Business Management
Supply chain management is a process conducted by several business entities, which involves planning, implementing and controlling any production and supply activities, with an aim of providing it to consumers in efficient ways. While supplying, there are intermediaries who play a role in connecting producers and consumers, who ensure efficiency in the supply chain too. Supply management is done to ensure collaboration between the intermediaries (Catholic Relief Services, 1999, pg 14). Planning and control system aids in define rules under which the business operates and within a given set of resources. Planning and controlling department depend on the information given by supply department for effective control of the business (Muehlen, 2004, pg 35).
Primary forecasting techniques
For a product-producing firm, it often uses primary forecasting techniques to determine the amount of goods demanded in the near future, with several quantitative and qualitative techniques initiated. Qualitative techniques involve rating schemes from informed judgment, and this technique is used, by top-sales executive or top management, to forecast a given trend in the market. Qualitative method also known as subjective technique or management judgment, and usually depends on the relationships between suppliers and consumers. Quantitative technique involves forecasting using the current, available resources. Forecasting techniques chosen by the firm depends on the usefulness of the information to the business, nature of forecast decision, important of the forecast, time available for the forecast and the usefulness of the available information that will enable the forecast. These techniques include; chain-ratio method to develop a forecast (sales forecast), Delphi method of forecast, executive method of judgment and sales-force composite method of forecast (Zimmerman, pg 73).
Chain-ratio method
Sales forecast method is a quantitative technique of forecasting, used to tell supply chain of products effectively, until it reaches the consumers. It helps the management to determine the extent of supply at each level, and directives in the entire chain process. Chain-ratio forecasts manage stocks at various levels, schedule for all available resources at the various link levels and manage the available stock at various levels. Accurate forecast of chain-ratio technique implies proper management of stock supply, hence proper management of supply chain process by the management. It, also, enables the management to determine various alternative techniques to use to make the supply chain effective.
Delphi method of forecast
It is a qualitative technique of forecasting. It involves ideas of top management and their predictions, which are put into consideration and conformity to a highly structured form of mechanism. Top management asks questions via questionnaires concerning expected future sales, which anonymous person compiles the data and determines what is to be expected in the later days, depending on information from top management. It is necessary for the business, as it helps to forecast demand of a given commodity over a long period, and appropriate when there are no unique, or no data available to predict demand trend.
Executive method of judgment
It is a qualitative technique of forecasting, and the most used method, by top management of a business, to predict future judgments. Top executives from different departments come together and gather their information about a certain product, and tend to predict its chain of demand as one unit. Executives use historical at hand to come up with predictions about the upcoming products in the market. It is essential to a business while making short-term predictions about demand of a new product in the market.

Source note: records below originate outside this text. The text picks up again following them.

# hlesmqh/WS3D

Measured on AMD Instinct MI355X. Metric: KITTI scenes/sec (16384 pts) Stage-1 RPN fwd, 1/2/4/8 GPU; FPS+group HBM GB/s, higher is better.
Workload: dtype f32

## Files before the change

### include/ws3d_ops.h

```cpp
#ifndef WS3D_OPS_H
#define WS3D_OPS_H

#include <stddef.h>
#include <stdint.h>

#ifdef __cplusplus
extern "C" {
#endif

#define WS3D_OK 0
#define WS3D_E_INVALID (-1)
#define WS3D_E_LAUNCH (-2)
#define WS3D_E_WORKSPACE (-3)
#define WS3D_E_UNSUPPORTED (-4)

#if defined(__GNUC__)
#define WS3D_API __attribute__((visibility("default")))
#else
#define WS3D_API
#endif

typedef void *ws3d_stream_t;

#define WS3D_ABI_VERSION 6
// ... 65 lines not shown
                  int32_t *idx, const void *sorted_known, ws3d_stream_t stream);

WS3D_API int ws3d_three_nn_weights(long rows, const float *dist2, float *weight, ws3d_stream_t stream);
WS3D_API int ws3d_three_nn_w(int b, int n, int m, const float *unknown, const float *known, float *dist2, int32_t *idx, float *weight,
                             const void *sorted_known, ws3d_stream_t stream);
WS3D_API int ws3d_three_nn_wq(int b, int n, int m, const float *unknown, const float *known, float *dist2, int32_t *idx, float *weight,
                              const void *sorted_known, const void *sorted_unknown, ws3d_stream_t stream);
WS3D_API int ws3d_three_nn_jobs(int b, int njobs, const int *n, const int *m, const float *const *unknown, const void *const *sorted_known,
                                float *const *dist2, int32_t *const *idx, float *const *weight, const void *const *sorted_unknown,
                                ws3d_stream_t stream);

WS3D_API int ws3d_pool_nsample(long rows, int nsample, const float *x, float *out, uint8_t *arg, ws3d_stream_t stream);
WS3D_API int ws3d_pool_nsample_grad(long rows, int nsample, const float *grad_out, const uint8_t *arg, float *grad_x,
                                    ws3d_stream_t stream);

WS3D_API int ws3d_gemm_pool(long rows, int nsample, int k_dim, int o_dim, const float *x_rows, const float *wt,
                            const float *bias, int relu, float *out, int out_stride, const int32_t *gate, long gate_limit, ws3d_stream_t stream);

WS3D_API int ws3d_gather_gemm(int b, int n, int m, int nsample, int c_feat, int o_dim, const float *feats, const float *xyz,
                     const float *new_xyz, const int32_t *nbr, const float *wt, const float *bias, int relu, float *out,
                     ws3d_stream_t stream);

WS3D_API int ws3d_gather_gemm2(int b, int n, int m, int nsample, int c_feat, int o1, int o2, const float *feats, const float *xyz,
                      const float *new_xyz, const int32_t *nbr, const float *w1t, const float *b1, int relu1, const float *w2t,
                      const float *b2, int relu2, float *out, ws3d_stream_t stream);
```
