constexpr int GTC = 32, GTG = 8;
struct GtResid { const double* bx; double* r; double* Sc; int slot; int* cnt; };
template <int NV>
__device__ __forceinline__ void gt_resid_tail(const DProg& P, const GtResid& F, const double* __restrict__ t, double* red) {
    __shared__ int s_last;
    const int tid = threadIdx.y * GTC + threadIdx.x;
    drain_stores();
    __syncthreads();
    if (tid == 0) s_last = __hip_atomic_fetch_add(F.cnt, 1, __ATOMIC_RELAXED, __HIP_MEMORY_SCOPE_AGENT) == (int)gridDim.x - 1;
    __syncthreads();
    if (!s_last) return;
    double m = 0;
    for (int v = 0; v < NV; ++v) {
        double a = 0;
        for (int j = tid; j < P.N; j += GTC * GTG) {
            const long o = (long)v * P.LDV + j;
            const double r = F.bx[o] - __hip_atomic_load(t + o, __ATOMIC_RELAXED, __HIP_MEMORY_SCOPE_AGENT);
            F.r[o] = r;
            a += r * r;
        }
        a = wave_sum(a);
        __syncthreads();
        if ((tid & 63) == 0) red[tid >> 6] = a;
        __syncthreads();
        if (tid == 0) {
            double s = 0;
            for (int w = 0; w < GTC * GTG / 64; ++w) s += red[w];
            red[16] = s;
        }
        __syncthreads();
        m = fmax(m, sqrt(red[16]));
    }
    if (tid == 0) { F.Sc[F.slot] = m; __hip_atomic_store(F.cnt, 0, __ATOMIC_RELAXED, __HIP_MEMORY_SCOPE_AGENT); }
}
template <int NV>
__global__ __launch_bounds__(GTC * GTG) void k_gt_finish(DProg P, const double* __restrict__ partial, int nsplit,
                                                    const double* __restrict__ val, double* __restrict__ out, GtResid F) {
    LANES(P, partial, val, out, F.bx, F.r, F.Sc, F.cnt);
    if (P.dims) nsplit = P.trig ? (P.nchunk + P.cgrp - 1) / P.cgrp : (P.Mown + AT_ROWS - 1) / AT_ROWS;
    __shared__ double sh[2 * NV][GTG][GTC + 1];
    __shared__ double red[17];
    const int c = threadIdx.x, sg = threadIdx.y;
    const int NVV = P.quad ? 2 * NV : NV;
    if ((int)blockIdx.x == (int)gridDim.x - 1) {
        const int tid = sg * GTC + c;
        for (int v = 0; v < NV; ++v)
            for (int e = 0; e < P.Ne; ++e) {
                double a = 0;
                for (int q = tid; q < P.nyrows; q += GTC * GTG) {
                    const int r = P.yrows[q];
                    a += P.row_weight(r) * (P.ey[3 * r + e] * val[(long)v * P.Rp + r]);
                }
                a = wave_sum(a);
                __syncthreads();
                if ((tid & 63) == 0) red[tid >> 6] = a;
                __syncthreads();
                if (tid == 0) {
                    double t = 0;
                    for (int w = 0; w < GTC * GTG / 64; ++w) t += red[w];
                    if (F.bx) __hip_atomic_store(out + (long)v * P.LDV + P.Nt + e, t, __ATOMIC_RELAXED, __HIP_MEMORY_SCOPE_AGENT);
                    else out[(long)v * P.LDV + P.Nt + e] = t;
                }
            }
        if (F.bx) gt_resid_tail<NV>(P, F, out, red);
        return;
    }
    const int j = blockIdx.x * GTC + c;
    const bool ok = j < P.Nt;
    const int pj = (ok && P.quad) ? P.pcol[j] : 0;
    long o1 = j, o2 = pj, st1 = P.ld;
    double f1 = 1.0, f2 = 1.0;
    if (P.trig && ok) {
        o1 = (long)P.col_kind[j] * P.LDM + P.lat[j]; o2 = (long)P.col_kind[pj] * P.LDM + P.lat[pj];
        st1 = 2L * P.LDM;
        f1 = P.col_scale[j]; f2 = P.col_scale[pj];
    }
#pragma unroll
    for (int v = 0; v < NV; ++v) {
        double t1 = 0, t2 = 0;
        if (ok) {
            const double* p1 = partial + (long)v * st1 + o1;
            const double* p2 = partial + (long)(NV + v) * st1 + o2;
            const long ss = (long)NVV * st1;
            int s = sg;
            for (; s + 3 * GTG < nsplit; s += 4 * GTG) {
                const double a0 = p1[s * ss], a1 = p1[(s + GTG) * ss], a2 = p1[(s + 2 * GTG) * ss], a3 = p1[(s + 3 * GTG) * ss];
                t1 += (a0 + a1) + (a2 + a3);
                if (P.quad) {
                    const double b0 = p2[s * ss], b1 = p2[(s + GTG) * ss], b2 = p2[(s + 2 * GTG) * ss], b3 = p2[(s + 3 * GTG) * ss];
                    t2 += (b0 + b1) + (b2 + b3);
                }
            }
            for (; s < nsplit; s += GTG) {
                t1 += p1[s * ss];
                if (P.quad) t2 += p2[s * ss];
            }
        }
        sh[v][sg][c] = f1 * t1;
        sh[NV + v][sg][c] = f2 * t2;
    }
    __syncthreads();
    if (sg == 0 && ok) {
#pragma unroll
        for (int v = 0; v < NV; ++v) {
            double t1 = 0, t2 = 0;
#pragma unroll
            for (int q = 0; q < GTG; ++q) { t1 += sh[v][q][c]; t2 += sh[NV + v][q][c]; }
            double g = t1 + (P.quad ? P.psign[j] * t2 : 0.0);
            if (P.own)
            for (int q = P.c_ptr[j]; q < P.c_ptr[j + 1]; ++q) {
                const int r = P.c_rows[q];
                g += P.alpha[r] * val[(long)v * P.Rp + r];
            }
            if (F.bx) __hip_atomic_store(out + (long)v * P.LDV + j, g, __ATOMIC_RELAXED, __HIP_MEMORY_SCOPE_AGENT);
            else out[(long)v * P.LDV + j] = g;
        }
    }
    if (F.bx) gt_resid_tail<NV>(P, F, out, red);
}

constexpr int CHK = 64;
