## Files before the change

deepinpainting_amd/csrc/smallmap.hip:

```cpp
#include <algorithm>

#include "ipsr_common.h"

namespace ipsr {

typedef float f32x16 __attribute__((ext_vector_type(16)));
typedef float f32x4v __attribute__((ext_vector_type(4)));

__global__ void __launch_bounds__(256) sm_to_cn_kernel(const float* __restrict__ x, int B, int C, int HW, int Tp, float* __restrict__ out)
{
    const int n = blockIdx.x * 256 + threadIdx.x, c = blockIdx.y;
    if (n >= Tp) return;
    float v = 0.0f;
    if (n < B * HW) { const int b = n / HW, p = n - b * HW; v = x[((size_t)b * C + c) * HW + p]; }
    out[(size_t)c * Tp + n] = v;
}

__global__ void __launch_bounds__(256) sm_to_nc_kernel(const float* __restrict__ x, int B, int C, int HW, float* __restrict__ out)
{
    const int c = blockIdx.x * 256 + threadIdx.x, n = blockIdx.y;
    if (c >= C) return;
    float v = 0.0f;
    if (n < B * HW) { const int b = n / HW, p = n - b * HW; v = x[((size_t)b * C + c) * HW + p]; }
    out[(size_t)n * C + c] = v;
// ... 354 lines not shown
    };
    auto mma = [&](const Set& s) {
#pragma unroll
        for (int u = 0; u < G; ++u)
#pragma unroll
            for (int j = 0; j < 4; ++j) acc[j] = __builtin_amdgcn_mfma_f32_32x32x2f32(s.av[u], s.b[u][j], acc[j], 0, 0, 0);
    };
    sm_stream<Set>(cdiv_dev(Pp, 2 * G), load, mma);
#pragma unroll
    for (int e = 0; e < 16; ++e) {
        const int row = (e & 3) + 8 * (e >> 2) + 4 * h;
        *reinterpret_cast<f32x4v*>(dW + (size_t)(r0 + row) * Q + q0 + 4 * m) = f32x4v{acc[0][e], acc[1][e], acc[2][e], acc[3][e]};
    }
}

constexpr int SM_WRW_GATHER_MAX_POS = 32;
static bool sm_staged(int op, int P)
{
    const int forced = debug_option(3);
    return forced == 1 || (forced != 2 && op == 1 && P > SM_WRW_GATHER_MAX_POS);
}

struct SmPlan { int P, Tp, Pp, Q, nb, ngroups, nslab, per_slab; size_t a_floats, b_floats, m_floats, total_bytes; };

static int sm_plan(int op, int B, int R, int Cq, int Ho, int Wo, int Hf, int Wf, int k, int st, int pad, int dil, SmPlan* p)
{
    if (op < 0 || op > 2) return fail(IPSR_ERR_INVALID, "small-map convolution: op %d", op);
    if (k < 1 || k > 4 || st < 1 || st > 2 || dil < 1 || pad < 0) return fail(IPSR_ERR_UNSUPPORTED, "small-map convolution: k%d s%d p%d d%d", k, st, pad, dil);
    if (Ho != (Hf + 2 * pad - dil * (k - 1) - 1) / st + 1 || Wo != (Wf + 2 * pad - dil * (k - 1) - 1) / st + 1)
        return fail(IPSR_ERR_INVALID, "small-map convolution: %dx%d is not the output grid of %dx%d under k%d s%d p%d d%d", Ho, Wo, Hf, Wf, k, st, pad, dil);
    p->P = B * Ho * Wo;
    p->Q = Cq * k * k;
    if (p->Q % 128 != 0) return fail(IPSR_ERR_UNSUPPORTED, "small-map convolution: %d x %d taps is not a multiple of 128", Cq, k * k);
    if (R % 32 != 0) return fail(IPSR_ERR_UNSUPPORTED, "small-map convolution: %d weight rows are not a multiple of 32", R);
    if (p->P > 1024) return fail(IPSR_ERR_UNSUPPORTED, "small-map convolution: %d positions (made for <= 1024)", p->P);
    const int blocks = (p->P + 31) / 32;
    p->nb = blocks >= 4 ? 4 : (blocks == 3 ? 4 : blocks);
    if (op == 0 && p->nb == 4) p->nb = 2;
    p->ngroups = (blocks + p->nb - 1) / p->nb;
    p->Tp = p->ngroups * p->nb * 32;
    p->Pp = (p->P + 1) & ~1;
    p->a_floats = p->b_floats = p->m_floats = 0;
    p->nslab = 1; p->per_slab = 0;
    const size_t w_bytes = (size_t)R * p->Q * 4;
    if (op == 0) {
        const int qb = p->Q / 128;
        const size_t slab_bytes = (size_t)p->Q * p->Tp * 4;
        const int cap = (int)std::max<size_t>(1, w_bytes / slab_bytes);
        int ns = std::max(1, std::min({R / 64, cap, (256 + qb * p->ngroups - 1) / (qb * p->ngroups)}));
        p->per_slab = (((R + 4 * ns - 1) / (4 * ns)) + 1) & ~1;
        p->nslab = (R + 4 * p->per_slab - 1) / (4 * p->per_slab);
        p->b_floats = (size_t)R * p->Tp;
        p->m_floats = (size_t)p->nslab * p->Q * p->Tp;
    } else if (op == 2) {
        const int rb = R / 32;
        const size_t slab_bytes = (size_t)R * p->Tp * 4;
        const int cap = (int)std::max<size_t>(1, w_bytes / slab_bytes);
        int ns = std::max(1, std::min({p->Q / 256, cap, (256 + rb * p->ngroups - 1) / (rb * p->ngroups)}));
// ... 16 lines not shown
    return p.total_bytes;
}

int launch_smallmap(int op, const float* a, const float* b2, float* out, int B, int R, int Cq, int Ho, int Wo, int Hf, int Wf,
                    int k, int st_, int pad, int dil, void* ws, size_t ws_bytes, hipStream_t st)
{
    SmPlan p;
    if (int rc = sm_plan(op, B, R, Cq, Ho, Wo, Hf, Wf, k, st_, pad, dil, &p)) return rc;
    if (ws_bytes < p.total_bytes) return fail(IPSR_ERR_WORKSPACE, "small-map convolution: workspace %zu < %zu", ws_bytes, p.total_bytes);
    Carver cv(ws, ws_bytes);
    float* A = cv.take<float>(p.a_floats);
    float* Bv = cv.take<float>(p.b_floats);
    float* Mo = cv.take<float>(p.m_floats);
    const size_t largest = 4 * std::max({(size_t)R * p.Q, (size_t)B * Cq * Hf * Wf, (size_t)R * p.Tp, (size_t)p.Q * p.Tp, (size_t)p.Pp * p.Q});
    if (largest >= SM_OFF) return fail(IPSR_ERR_UNSUPPORTED, "small-map convolution: an operand of %zu bytes (made for < 2 GiB)", largest);
    const bool staged = sm_staged(op, p.P);
    const SmGeo g = {p.P, R, Cq, Ho, Wo, Hf, Wf, k, st_, pad, dil};
    if (op == 0) {
        if (staged) sm_to_cn_kernel<<<dim3(cdiv(p.Tp, 256), R), 256, 0, st>>>(a, B, R, Ho * Wo, p.Tp, Bv);
        const float* in = staged ? Bv : a;
        const int HW = staged ? 0 : Ho * Wo;
        const dim3 grid(p.Q / 128, p.nslab, p.ngroups);
        if (p.nb == 1) sm_data_kernel<1><<<grid, 256, 0, st>>>(b2, in, R, p.Q, p.Tp, p.per_slab, p.P, HW, Mo);
        else sm_data_kernel<2><<<grid, 256, 0, st>>>(b2, in, R, p.Q, p.Tp, p.per_slab, p.P, HW, Mo);
        if (int rc = check_launch("sm_data_kernel")) return rc;
        const size_t total = (size_t)B * Cq * Hf * Wf;
        const unsigned cgrid = (unsigned)((total + 255) / 256);
        const size_t slab_bytes = (size_t)p.Q * p.Tp * 4, m_bytes = slab_bytes * p.nslab;
        const bool wide = !debug_option(4) && m_bytes < SM_OFF && (k == 3 || k == 4) && p.nslab <= 8;
        if (wide && k == 3) sm_col2im_wide_kernel<3, 8><<<cgrid, 256, 0, st>>>(Mo, p.nslab, (unsigned)slab_bytes, (unsigned)m_bytes, B, Cq, Hf, Wf, Ho, Wo, st_, pad, dil, p.Tp, out);
        else if (wide && p.nslab <= 4) sm_col2im_wide_kernel<4, 4><<<cgrid, 256, 0, st>>>(Mo, p.nslab, (unsigned)slab_bytes, (unsigned)m_bytes, B, Cq, Hf, Wf, Ho, Wo, st_, pad, dil, p.Tp, out);
        else if (wide) sm_col2im_wide_kernel<4, 8><<<cgrid, 256, 0, st>>>(Mo, p.nslab, (unsigned)slab_bytes, (unsigned)m_bytes, B, Cq, Hf, Wf, Ho, Wo, st_, pad, dil, p.Tp, out);
        else sm_col2im_kernel<<<cgrid, 256, 0, st>>>(Mo, p.nslab, (size_t)p.Q * p.Tp, B, Cq, Hf, Wf, Ho, Wo, k, st_, pad, dil, p.Tp, out);
        return check_launch("sm_col2im_kernel");
    }
    const int K = staged ? 0 : k;
    if (op == 2) {
        if (staged) sm_im2col_cn_kernel<<<dim3(cdiv(p.Tp, 256), p.Q), 256, 0, st>>>(a, B, Cq, Hf, Wf, Ho, Wo, k, st_, pad, dil, p.Tp, Bv);
        const float* x = staged ? Bv : a;
        const dim3 grid(R / 32, p.nslab, p.ngroups);
#define SM_FWD_K(NB)                                                                                                                                   \
    switch (K) {                                                                                                                                       \
    case 0: sm_fwd_kernel<NB, 0><<<grid, 256, 0, st>>>(b2, x, R, p.Q, p.Tp, p.per_slab, g, Mo); break;                                                 \
    case 1: sm_fwd_kernel<NB, 1><<<grid, 256, 0, st>>>(b2, x, R, p.Q, p.Tp, p.per_slab, g, Mo); break;                                                 \
    case 2: sm_fwd_kernel<NB, 2><<<grid, 256, 0, st>>>(b2, x, R, p.Q, p.Tp, p.per_slab, g, Mo); break;                                                 \
    case 3: sm_fwd_kernel<NB, 3><<<grid, 256, 0, st>>>(b2, x, R, p.Q, p.Tp, p.per_slab, g, Mo); break;                                                 \
    default: sm_fwd_kernel<NB, 4><<<grid, 256, 0, st>>>(b2, x, R, p.Q, p.Tp, p.per_slab, g, Mo); break;                                                \
    }
        if (p.nb == 1) { SM_FWD_K(1) }
        else if (p.nb == 2) { SM_FWD_K(2) }
        else { SM_FWD_K(4) }
// ... 47 lines not shown
```

deepinpainting_amd/models/IPSR.py:

```python
import os
from collections import OrderedDict

import torch

from . import networks
from .base_model import BaseModel
from .vgg16 import Vgg16
from .. import dist as ipsr_dist


class IPSR(BaseModel):
    def name(self):
        return 'IPSRModel'

    def initialize(self, opt):
        BaseModel.initialize(self, opt)
        self.opt = opt
        self.isTrain = opt.isTrain
        self.strict_reference = bool(getattr(opt, 'strict_reference', False))
        self.batch_vgg = bool(getattr(opt, 'batch_vgg', False))
        self.batch_disc = bool(getattr(opt, 'batch_disc', True))
        self.amp_bf16 = bool(getattr(opt, 'amp_bf16', False))
        from . import hipconv
        hipconv.set_conv_math(fp32=getattr(opt, 'conv_math', 'fp32'), bf16=getattr(opt, 'conv_math_bf16', 'bf16x3'))
# ... 27 lines not shown
        self.use_gpu = len(opt.gpu_ids) > 0

        self.netG, self.Cosis_list, self.Cosis_list2, self.CSA_model = networks.define_G(
            opt.input_nc_g, opt.output_nc, opt.ngf, opt.which_model_netG, opt, self.mask_global, opt.norm,
            opt.use_dropout, opt.init_type, self.gpu_ids, opt.init_gain)
        self.netP, _, _, _ = networks.define_G(
            opt.input_nc, opt.output_nc, opt.ngf, opt.which_model_netP, opt, self.mask_global, opt.norm,
            opt.use_dropout, opt.init_type, self.gpu_ids, opt.init_gain)
        self.CSA_model[0].corr_bf16 = self.amp_bf16 and bool(getattr(opt, 'bf16_corr', True)) and self.device.type == 'cuda'
        if self.isTrain:
            use_sigmoid = opt.gan_type == 'vanilla'
            self.netD = networks.define_D(opt.input_nc, opt.ndf, opt.which_model_netD, opt.n_layers_D, opt.norm,
                                          use_sigmoid, opt.init_type, self.gpu_ids, opt.init_gain)
            self.netF = networks.define_D(opt.input_nc, opt.ndf, opt.which_model_netF, opt.n_layers_D, opt.norm,
                                          use_sigmoid, opt.init_type, self.gpu_ids, opt.init_gain)

        if not self.isTrain or opt.continue_train:
            print('Loading pre-trained network!')
            self.load_network(self.netG, 'G', opt.which_epoch)
            self.load_network(self.netP, 'P', opt.which_epoch)
            if self.isTrain:
                self.load_network(self.netD, 'D', opt.which_epoch)
                self.load_network(self.netF, 'F', opt.which_epoch)

        self.criterionGAN = networks.GANLoss(gan_type=opt.gan_type)
        self.criterionL1 = torch.nn.L1Loss()
        self._gt_latent = None
        self._reducer_D = self._reducer_G = None

        if self.isTrain:
# ... 236 lines not shown
```

deepinpainting_amd/models/hipconv.py:

```python
import os
from collections import namedtuple

import torch
import torch.nn as nn
import torch.nn.functional as F

from .. import _lib, ops
from .. import dist as ipsr_dist

_FORCE = None
_MATH = {"fp32": "fp32", "bf16": "bf16x3"}


def set_conv_math(fp32=None, bf16=None):
    from .. import ops as _ops
    for key, val in (("fp32", fp32), ("bf16", bf16)):
        if val is not None:
            if val not in _ops.MATH_CODE or (key == "bf16" and val in _ops.DIRECT_PASSES):
                raise ValueError("conv math must be one of %s" % sorted(k for k in _ops.MATH_CODE if k))
            _MATH[key] = val
    _SEL.clear()


_DIRECT_DILATED = False
# ... 44 lines not shown
    v = _ENV.get(name)
    if v is None:
        v = _ENV[name] = os.environ.get(name, default)
    return v


def reload_env():
    _ENV.clear()
    _SEL.clear()


def _mode():
    return _FORCE or _env("IPSR_CONV_ENGINE", "auto")


def select(op, B, Cin, H, W, Cout, k, stride, pad, dil, bf16=False):
    key = (0, _FORCE, op, B, Cin, H, W, Cout, k, stride, pad, dil, bf16)
    eng = _SEL.get(key)
    if eng is None:
        eng = _SEL[key] = _select_any(op, (op in (ops.CONVT_FWD, ops.CONVT_BWD_DATA), B, Cin, H, W, Cout, k, stride, pad, dil), bf16)
    return eng


def _select_any(op, lay, bf16):
    eng = _select(op, lay)
    transposed, B, Cin, H, W, Cout, k, stride, pad, dil = lay
    if not bf16:
        eng = _direct_opt_in("data", eng, op, lay)
    elif not (_bf16_wins(eng, Cin, H, W, Cout) or _ENGINES[eng].fp32_copies):
        if _mode() == "auto" and _thin_wins(op, lay, True):
            eng = "thin"
        elif _mode() == "auto" and _env("IPSR_NO_THIN", "0") != "1" and op == ops.CONV_FWD and Cin == 3 and (k, stride, pad, dil) == (4, 2, 1, 1) and H * W >= 4096 \
                and engine_takes("thin_f2m", "data", op, lay, True):
            eng = "thin_f2m"
        else:
            eng = _bf16_direct(op, lay)
# ... 128 lines not shown
    return g[3] >= 1 and g[4] >= 1 and g[0] * g[3] * g[4] <= int(_env("IPSR_SMALLMAP_MAX_POS", "32")) and engine_takes("smallmap", "data", op, lay, False)


def _smallmap_wrw_wins(lay):
    transposed, B, Cin, H, W, Cout, k, stride, pad, dil = lay
    if k != 4 or stride != 2 or _env("IPSR_NO_SMALLMAP", "0") == "1":
        return False
    g = _smallmap_geometry(lay)
    return g[3] >= 1 and g[4] >= 1 and g[0] * g[3] * g[4] <= 256 and min(Cin, Cout) >= 256 and engine_takes("smallmap", "wrw", None, lay, False)


def _is_k4s1(k, stride, pad, dil):
    return k == 4 and stride == 1 and pad == 1 and dil == 1


def select_wrw(transposed, B, Cin, H, W, Cout, k, stride, pad, dil, bf16=False):
    key = (1, _FORCE, transposed, B, Cin, H, W, Cout, k, stride, pad, dil, bf16)
    eng = _SEL.get(key)
    if eng is None:
        eng = _SEL[key] = _select_wrw_any((transposed, B, Cin, H, W, Cout, k, stride, pad, dil), bf16)
    return eng


def _select_wrw_any(lay, bf16):
    transposed, B, Cin, H, W, Cout, k, stride, pad, dil = lay
    eng = _select_wrw(lay)
    thin = _mode() == "auto" and _env("IPSR_NO_THIN", "0") != "1" and pad == 1 and dil == 1 and (k, stride) in ((3, 1), (4, 2)) and H * W >= 4096 \
        and engine_takes("thin_mfma", "wrw", None, lay, bf16)
    if not bf16:
        eng = "thin_mfma" if thin and eng == "miopen" else _direct_opt_in("wrw", eng, None, lay)
    elif not (_bf16_wins(eng, Cin, H, W, Cout, True) or _ENGINES[eng].fp32_copies):
        eng = "thin_mfma" if thin else _bf16_direct_wrw(lay)
    return eng if engine_takes(eng, "wrw", None, lay, bf16) else "miopen"
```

Sales-force composite method
It is also a qualitative method of forecasting and predicts demand patterns of business's product, depending on how the suppliers are well-known with the customers, existing market trends, demand and competitions. This forecast enables the sales person to set goals and boosts them to achieve the desired levels (Hutt and Speh, 2009, pg 143-144).
Impacts of production plans to business budget
Short-term and long-term plans of a business play a leading role in determining the effects of its budget. Short-term plans are short and precise, while long-term plans are long and take more...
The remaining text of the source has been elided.